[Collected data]
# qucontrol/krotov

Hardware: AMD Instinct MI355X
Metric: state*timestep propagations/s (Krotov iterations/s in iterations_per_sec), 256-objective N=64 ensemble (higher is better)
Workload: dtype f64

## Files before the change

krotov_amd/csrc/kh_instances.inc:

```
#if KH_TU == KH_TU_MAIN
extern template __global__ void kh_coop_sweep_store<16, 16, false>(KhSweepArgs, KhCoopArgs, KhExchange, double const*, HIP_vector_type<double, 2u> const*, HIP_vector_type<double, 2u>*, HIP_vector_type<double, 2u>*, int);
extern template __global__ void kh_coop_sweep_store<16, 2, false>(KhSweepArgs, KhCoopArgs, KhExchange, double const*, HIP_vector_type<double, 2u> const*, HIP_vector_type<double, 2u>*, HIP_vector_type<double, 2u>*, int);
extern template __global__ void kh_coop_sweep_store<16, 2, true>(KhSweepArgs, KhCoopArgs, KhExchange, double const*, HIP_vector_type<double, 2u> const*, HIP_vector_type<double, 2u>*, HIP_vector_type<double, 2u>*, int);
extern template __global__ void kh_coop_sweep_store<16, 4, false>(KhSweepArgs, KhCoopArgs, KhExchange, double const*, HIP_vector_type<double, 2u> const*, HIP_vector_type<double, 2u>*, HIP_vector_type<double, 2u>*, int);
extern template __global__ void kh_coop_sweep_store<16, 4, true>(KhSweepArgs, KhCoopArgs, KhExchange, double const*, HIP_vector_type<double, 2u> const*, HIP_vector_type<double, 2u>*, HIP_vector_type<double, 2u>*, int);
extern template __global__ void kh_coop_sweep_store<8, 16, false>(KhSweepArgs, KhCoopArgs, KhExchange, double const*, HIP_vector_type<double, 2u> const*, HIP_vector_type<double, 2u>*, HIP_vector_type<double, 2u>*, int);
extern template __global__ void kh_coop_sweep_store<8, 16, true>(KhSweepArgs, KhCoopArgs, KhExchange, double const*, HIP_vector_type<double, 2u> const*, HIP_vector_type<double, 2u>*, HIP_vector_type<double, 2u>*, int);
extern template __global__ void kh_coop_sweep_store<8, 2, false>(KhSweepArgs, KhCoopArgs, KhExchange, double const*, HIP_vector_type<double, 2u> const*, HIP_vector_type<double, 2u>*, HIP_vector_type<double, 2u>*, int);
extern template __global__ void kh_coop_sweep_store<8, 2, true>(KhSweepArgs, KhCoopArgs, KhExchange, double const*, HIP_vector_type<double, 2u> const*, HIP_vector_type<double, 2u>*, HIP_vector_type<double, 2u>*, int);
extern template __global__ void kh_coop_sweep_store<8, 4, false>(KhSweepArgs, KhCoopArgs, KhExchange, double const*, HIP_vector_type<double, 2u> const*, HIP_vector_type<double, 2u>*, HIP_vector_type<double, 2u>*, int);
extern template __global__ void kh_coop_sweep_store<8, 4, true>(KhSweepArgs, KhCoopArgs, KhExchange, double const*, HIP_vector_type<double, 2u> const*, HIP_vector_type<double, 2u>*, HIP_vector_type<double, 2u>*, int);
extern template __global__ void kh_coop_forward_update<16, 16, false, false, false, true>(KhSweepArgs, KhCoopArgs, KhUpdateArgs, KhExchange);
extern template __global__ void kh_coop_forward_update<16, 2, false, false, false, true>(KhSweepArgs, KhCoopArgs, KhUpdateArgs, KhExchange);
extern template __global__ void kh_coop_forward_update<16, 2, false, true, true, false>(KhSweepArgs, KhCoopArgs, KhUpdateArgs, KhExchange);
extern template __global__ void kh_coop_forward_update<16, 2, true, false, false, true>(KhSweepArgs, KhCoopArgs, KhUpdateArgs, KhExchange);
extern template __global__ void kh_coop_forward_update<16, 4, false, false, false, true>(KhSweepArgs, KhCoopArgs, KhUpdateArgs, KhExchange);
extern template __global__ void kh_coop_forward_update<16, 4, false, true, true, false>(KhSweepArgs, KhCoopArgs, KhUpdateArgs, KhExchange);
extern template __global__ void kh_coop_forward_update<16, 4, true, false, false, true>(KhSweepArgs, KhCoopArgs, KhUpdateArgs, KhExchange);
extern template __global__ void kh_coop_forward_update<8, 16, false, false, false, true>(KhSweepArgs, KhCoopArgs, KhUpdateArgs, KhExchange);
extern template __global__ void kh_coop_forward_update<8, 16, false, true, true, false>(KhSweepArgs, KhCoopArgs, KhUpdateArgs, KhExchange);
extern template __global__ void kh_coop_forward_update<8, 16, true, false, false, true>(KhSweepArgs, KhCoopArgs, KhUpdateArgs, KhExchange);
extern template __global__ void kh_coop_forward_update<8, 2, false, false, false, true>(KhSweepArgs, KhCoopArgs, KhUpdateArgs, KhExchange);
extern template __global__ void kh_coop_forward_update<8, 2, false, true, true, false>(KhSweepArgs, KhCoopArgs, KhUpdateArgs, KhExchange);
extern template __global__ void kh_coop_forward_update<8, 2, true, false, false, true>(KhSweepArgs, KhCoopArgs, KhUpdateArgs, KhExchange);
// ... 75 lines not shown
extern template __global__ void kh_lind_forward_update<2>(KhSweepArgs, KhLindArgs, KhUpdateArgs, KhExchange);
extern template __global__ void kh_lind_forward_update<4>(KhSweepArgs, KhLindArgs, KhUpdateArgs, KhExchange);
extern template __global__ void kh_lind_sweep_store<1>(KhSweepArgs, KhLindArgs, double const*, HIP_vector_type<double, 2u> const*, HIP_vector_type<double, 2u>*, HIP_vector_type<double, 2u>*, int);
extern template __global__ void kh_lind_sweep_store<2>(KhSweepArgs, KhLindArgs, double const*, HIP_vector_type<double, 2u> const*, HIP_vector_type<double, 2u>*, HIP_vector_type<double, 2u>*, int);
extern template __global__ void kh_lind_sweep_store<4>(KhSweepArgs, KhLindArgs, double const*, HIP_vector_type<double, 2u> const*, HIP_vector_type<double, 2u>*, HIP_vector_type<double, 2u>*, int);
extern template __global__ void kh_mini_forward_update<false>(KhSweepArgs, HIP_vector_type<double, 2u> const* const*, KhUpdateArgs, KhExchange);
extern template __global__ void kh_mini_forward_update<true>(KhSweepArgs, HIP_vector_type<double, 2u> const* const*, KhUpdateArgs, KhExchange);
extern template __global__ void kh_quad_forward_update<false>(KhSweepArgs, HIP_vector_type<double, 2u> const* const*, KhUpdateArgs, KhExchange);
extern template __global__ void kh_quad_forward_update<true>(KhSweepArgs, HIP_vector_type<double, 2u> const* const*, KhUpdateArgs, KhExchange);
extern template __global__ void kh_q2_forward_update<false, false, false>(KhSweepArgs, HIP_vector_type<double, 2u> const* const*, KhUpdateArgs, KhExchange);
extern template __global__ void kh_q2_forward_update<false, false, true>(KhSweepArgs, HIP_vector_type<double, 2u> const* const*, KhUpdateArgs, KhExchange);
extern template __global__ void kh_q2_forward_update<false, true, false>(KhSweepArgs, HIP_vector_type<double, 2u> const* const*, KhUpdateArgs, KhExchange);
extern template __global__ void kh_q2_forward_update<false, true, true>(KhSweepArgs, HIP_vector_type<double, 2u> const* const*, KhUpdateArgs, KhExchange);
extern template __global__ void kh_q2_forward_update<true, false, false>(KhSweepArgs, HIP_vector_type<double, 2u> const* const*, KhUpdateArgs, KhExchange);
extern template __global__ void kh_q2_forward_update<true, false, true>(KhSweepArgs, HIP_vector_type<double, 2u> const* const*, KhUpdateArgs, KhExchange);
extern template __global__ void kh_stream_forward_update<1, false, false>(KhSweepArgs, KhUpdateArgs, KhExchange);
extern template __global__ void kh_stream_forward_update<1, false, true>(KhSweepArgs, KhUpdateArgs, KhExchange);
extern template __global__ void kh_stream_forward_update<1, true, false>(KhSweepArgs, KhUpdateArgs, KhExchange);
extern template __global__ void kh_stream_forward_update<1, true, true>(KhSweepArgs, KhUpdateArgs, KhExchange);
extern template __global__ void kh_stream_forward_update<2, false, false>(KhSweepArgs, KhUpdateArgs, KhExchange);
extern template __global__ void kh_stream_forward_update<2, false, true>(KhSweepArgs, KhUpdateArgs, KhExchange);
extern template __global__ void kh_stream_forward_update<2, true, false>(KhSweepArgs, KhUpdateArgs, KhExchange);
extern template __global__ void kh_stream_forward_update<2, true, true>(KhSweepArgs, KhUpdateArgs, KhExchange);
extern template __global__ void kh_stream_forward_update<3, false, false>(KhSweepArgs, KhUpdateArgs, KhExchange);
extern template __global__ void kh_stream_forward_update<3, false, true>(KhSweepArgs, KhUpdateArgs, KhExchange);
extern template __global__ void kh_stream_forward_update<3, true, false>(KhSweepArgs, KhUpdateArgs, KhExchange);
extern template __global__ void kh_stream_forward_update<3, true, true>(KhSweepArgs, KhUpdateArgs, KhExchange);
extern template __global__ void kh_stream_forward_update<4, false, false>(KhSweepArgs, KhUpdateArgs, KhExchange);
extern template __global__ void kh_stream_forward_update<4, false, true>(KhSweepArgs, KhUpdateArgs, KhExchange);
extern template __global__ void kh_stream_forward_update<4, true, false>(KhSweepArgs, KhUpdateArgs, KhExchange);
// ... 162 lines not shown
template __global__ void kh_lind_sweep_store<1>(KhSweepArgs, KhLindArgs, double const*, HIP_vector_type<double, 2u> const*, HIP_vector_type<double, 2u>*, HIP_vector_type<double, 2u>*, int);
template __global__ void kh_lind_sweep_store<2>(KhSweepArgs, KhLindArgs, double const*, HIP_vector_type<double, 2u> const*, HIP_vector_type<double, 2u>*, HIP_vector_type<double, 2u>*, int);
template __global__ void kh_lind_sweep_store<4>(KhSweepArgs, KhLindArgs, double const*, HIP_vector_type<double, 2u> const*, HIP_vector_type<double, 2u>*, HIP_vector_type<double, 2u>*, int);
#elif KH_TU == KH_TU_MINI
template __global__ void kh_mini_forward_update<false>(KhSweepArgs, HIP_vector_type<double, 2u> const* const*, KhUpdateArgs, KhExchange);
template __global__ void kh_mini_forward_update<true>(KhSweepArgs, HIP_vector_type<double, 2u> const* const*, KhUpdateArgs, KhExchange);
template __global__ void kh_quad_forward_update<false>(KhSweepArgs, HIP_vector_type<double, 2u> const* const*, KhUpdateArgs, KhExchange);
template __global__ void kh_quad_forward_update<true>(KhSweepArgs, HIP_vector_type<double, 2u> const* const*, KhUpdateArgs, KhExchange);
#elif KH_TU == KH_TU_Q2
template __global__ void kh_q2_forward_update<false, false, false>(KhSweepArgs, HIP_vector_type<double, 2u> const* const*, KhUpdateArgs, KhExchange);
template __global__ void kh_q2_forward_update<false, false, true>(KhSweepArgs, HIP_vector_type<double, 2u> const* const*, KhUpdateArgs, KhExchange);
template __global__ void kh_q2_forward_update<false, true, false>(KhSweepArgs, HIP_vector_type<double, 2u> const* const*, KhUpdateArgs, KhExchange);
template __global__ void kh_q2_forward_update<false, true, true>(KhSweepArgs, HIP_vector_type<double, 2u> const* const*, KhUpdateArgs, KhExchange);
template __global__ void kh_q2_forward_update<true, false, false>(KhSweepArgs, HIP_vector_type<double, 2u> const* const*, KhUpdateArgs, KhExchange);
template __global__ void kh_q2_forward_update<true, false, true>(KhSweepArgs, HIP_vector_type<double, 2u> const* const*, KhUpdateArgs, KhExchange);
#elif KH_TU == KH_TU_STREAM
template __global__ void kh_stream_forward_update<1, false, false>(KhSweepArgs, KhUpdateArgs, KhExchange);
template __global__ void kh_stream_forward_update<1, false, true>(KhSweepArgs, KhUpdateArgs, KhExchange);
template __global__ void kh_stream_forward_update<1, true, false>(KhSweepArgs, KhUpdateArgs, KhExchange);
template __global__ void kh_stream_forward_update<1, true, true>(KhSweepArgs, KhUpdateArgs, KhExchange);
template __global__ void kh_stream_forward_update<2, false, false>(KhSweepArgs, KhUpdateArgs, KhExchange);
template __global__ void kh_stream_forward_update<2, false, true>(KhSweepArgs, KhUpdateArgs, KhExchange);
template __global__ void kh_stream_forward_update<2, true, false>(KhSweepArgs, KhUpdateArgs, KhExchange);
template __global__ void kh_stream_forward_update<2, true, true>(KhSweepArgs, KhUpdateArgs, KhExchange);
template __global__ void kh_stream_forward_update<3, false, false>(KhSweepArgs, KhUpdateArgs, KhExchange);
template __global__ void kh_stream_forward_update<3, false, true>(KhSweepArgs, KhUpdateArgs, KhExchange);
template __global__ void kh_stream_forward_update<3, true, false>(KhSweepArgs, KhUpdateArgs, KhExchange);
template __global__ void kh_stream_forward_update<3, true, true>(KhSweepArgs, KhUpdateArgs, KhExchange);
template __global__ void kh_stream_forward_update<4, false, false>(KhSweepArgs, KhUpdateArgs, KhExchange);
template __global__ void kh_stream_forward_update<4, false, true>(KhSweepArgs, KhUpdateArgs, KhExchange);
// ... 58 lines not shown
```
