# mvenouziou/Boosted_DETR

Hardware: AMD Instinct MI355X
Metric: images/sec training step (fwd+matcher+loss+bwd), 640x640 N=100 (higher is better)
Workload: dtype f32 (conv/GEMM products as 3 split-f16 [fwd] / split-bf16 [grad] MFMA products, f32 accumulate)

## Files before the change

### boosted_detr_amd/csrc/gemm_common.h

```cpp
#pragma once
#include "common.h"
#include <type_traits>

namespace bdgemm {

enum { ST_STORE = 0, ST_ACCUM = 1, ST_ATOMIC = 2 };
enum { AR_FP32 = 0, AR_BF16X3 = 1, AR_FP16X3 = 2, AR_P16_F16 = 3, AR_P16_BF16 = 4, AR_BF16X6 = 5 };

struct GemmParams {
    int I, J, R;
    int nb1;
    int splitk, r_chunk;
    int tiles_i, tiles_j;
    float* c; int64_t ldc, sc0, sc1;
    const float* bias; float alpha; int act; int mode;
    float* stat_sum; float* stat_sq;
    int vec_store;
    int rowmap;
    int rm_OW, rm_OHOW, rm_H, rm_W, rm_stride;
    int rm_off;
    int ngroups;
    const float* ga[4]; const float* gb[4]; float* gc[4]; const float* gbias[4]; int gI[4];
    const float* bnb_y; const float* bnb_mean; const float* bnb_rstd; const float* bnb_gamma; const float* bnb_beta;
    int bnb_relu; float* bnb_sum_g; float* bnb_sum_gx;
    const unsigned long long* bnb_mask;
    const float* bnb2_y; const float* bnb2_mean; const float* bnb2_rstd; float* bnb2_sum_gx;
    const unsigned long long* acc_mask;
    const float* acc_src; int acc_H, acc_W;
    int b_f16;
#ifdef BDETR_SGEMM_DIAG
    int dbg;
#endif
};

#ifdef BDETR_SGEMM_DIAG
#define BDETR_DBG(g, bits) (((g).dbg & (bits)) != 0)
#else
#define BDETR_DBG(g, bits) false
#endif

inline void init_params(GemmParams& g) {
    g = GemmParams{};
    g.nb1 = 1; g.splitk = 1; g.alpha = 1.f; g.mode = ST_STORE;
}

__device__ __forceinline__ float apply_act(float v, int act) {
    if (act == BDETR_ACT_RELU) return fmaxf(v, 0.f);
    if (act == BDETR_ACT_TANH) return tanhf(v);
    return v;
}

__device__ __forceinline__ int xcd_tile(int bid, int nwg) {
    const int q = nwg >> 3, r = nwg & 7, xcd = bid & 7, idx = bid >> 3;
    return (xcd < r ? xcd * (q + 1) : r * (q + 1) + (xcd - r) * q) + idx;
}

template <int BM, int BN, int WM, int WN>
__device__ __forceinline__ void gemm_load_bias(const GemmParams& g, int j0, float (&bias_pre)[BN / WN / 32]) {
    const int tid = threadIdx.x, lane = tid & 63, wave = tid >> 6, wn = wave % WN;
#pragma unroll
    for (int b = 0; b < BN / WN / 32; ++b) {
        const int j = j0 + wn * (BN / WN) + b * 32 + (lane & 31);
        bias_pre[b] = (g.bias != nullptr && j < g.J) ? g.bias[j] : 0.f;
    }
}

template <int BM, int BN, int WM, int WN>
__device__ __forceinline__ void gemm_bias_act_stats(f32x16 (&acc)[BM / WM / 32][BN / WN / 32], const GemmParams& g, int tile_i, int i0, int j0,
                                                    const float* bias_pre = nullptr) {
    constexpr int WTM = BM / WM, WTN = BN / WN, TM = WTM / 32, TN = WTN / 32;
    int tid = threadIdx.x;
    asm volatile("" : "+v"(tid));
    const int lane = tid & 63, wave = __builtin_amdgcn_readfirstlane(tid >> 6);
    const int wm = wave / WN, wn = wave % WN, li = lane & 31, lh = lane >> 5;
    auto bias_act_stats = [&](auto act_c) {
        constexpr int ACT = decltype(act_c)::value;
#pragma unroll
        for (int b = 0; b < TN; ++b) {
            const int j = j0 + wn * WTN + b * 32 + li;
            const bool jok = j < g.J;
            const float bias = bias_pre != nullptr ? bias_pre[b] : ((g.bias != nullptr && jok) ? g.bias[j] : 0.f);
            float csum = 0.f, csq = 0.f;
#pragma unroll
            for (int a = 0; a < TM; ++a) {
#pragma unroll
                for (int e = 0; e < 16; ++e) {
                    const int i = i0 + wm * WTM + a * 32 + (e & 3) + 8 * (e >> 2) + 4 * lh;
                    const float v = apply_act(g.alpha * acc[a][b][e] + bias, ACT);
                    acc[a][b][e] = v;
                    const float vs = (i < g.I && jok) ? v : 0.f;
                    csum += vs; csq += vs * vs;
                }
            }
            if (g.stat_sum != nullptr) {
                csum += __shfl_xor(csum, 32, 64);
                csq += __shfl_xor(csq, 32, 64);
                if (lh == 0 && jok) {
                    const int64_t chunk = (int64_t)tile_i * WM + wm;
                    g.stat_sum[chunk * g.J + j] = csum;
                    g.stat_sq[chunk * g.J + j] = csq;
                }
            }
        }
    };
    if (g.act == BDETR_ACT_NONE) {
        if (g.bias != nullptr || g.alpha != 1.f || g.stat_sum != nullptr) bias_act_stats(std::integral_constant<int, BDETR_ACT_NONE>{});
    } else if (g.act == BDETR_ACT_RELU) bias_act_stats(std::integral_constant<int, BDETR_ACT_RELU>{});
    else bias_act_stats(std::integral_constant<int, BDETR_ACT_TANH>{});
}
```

- Action item: When a line in the data above contains the string "constexpr", copy that line.

- Response to the task:
    constexpr int WTM = BM / WM, WTN = BN / WN, TM = WTM / 32, TN = WTN / 32;
        constexpr int ACT = decltype(act_c)::value;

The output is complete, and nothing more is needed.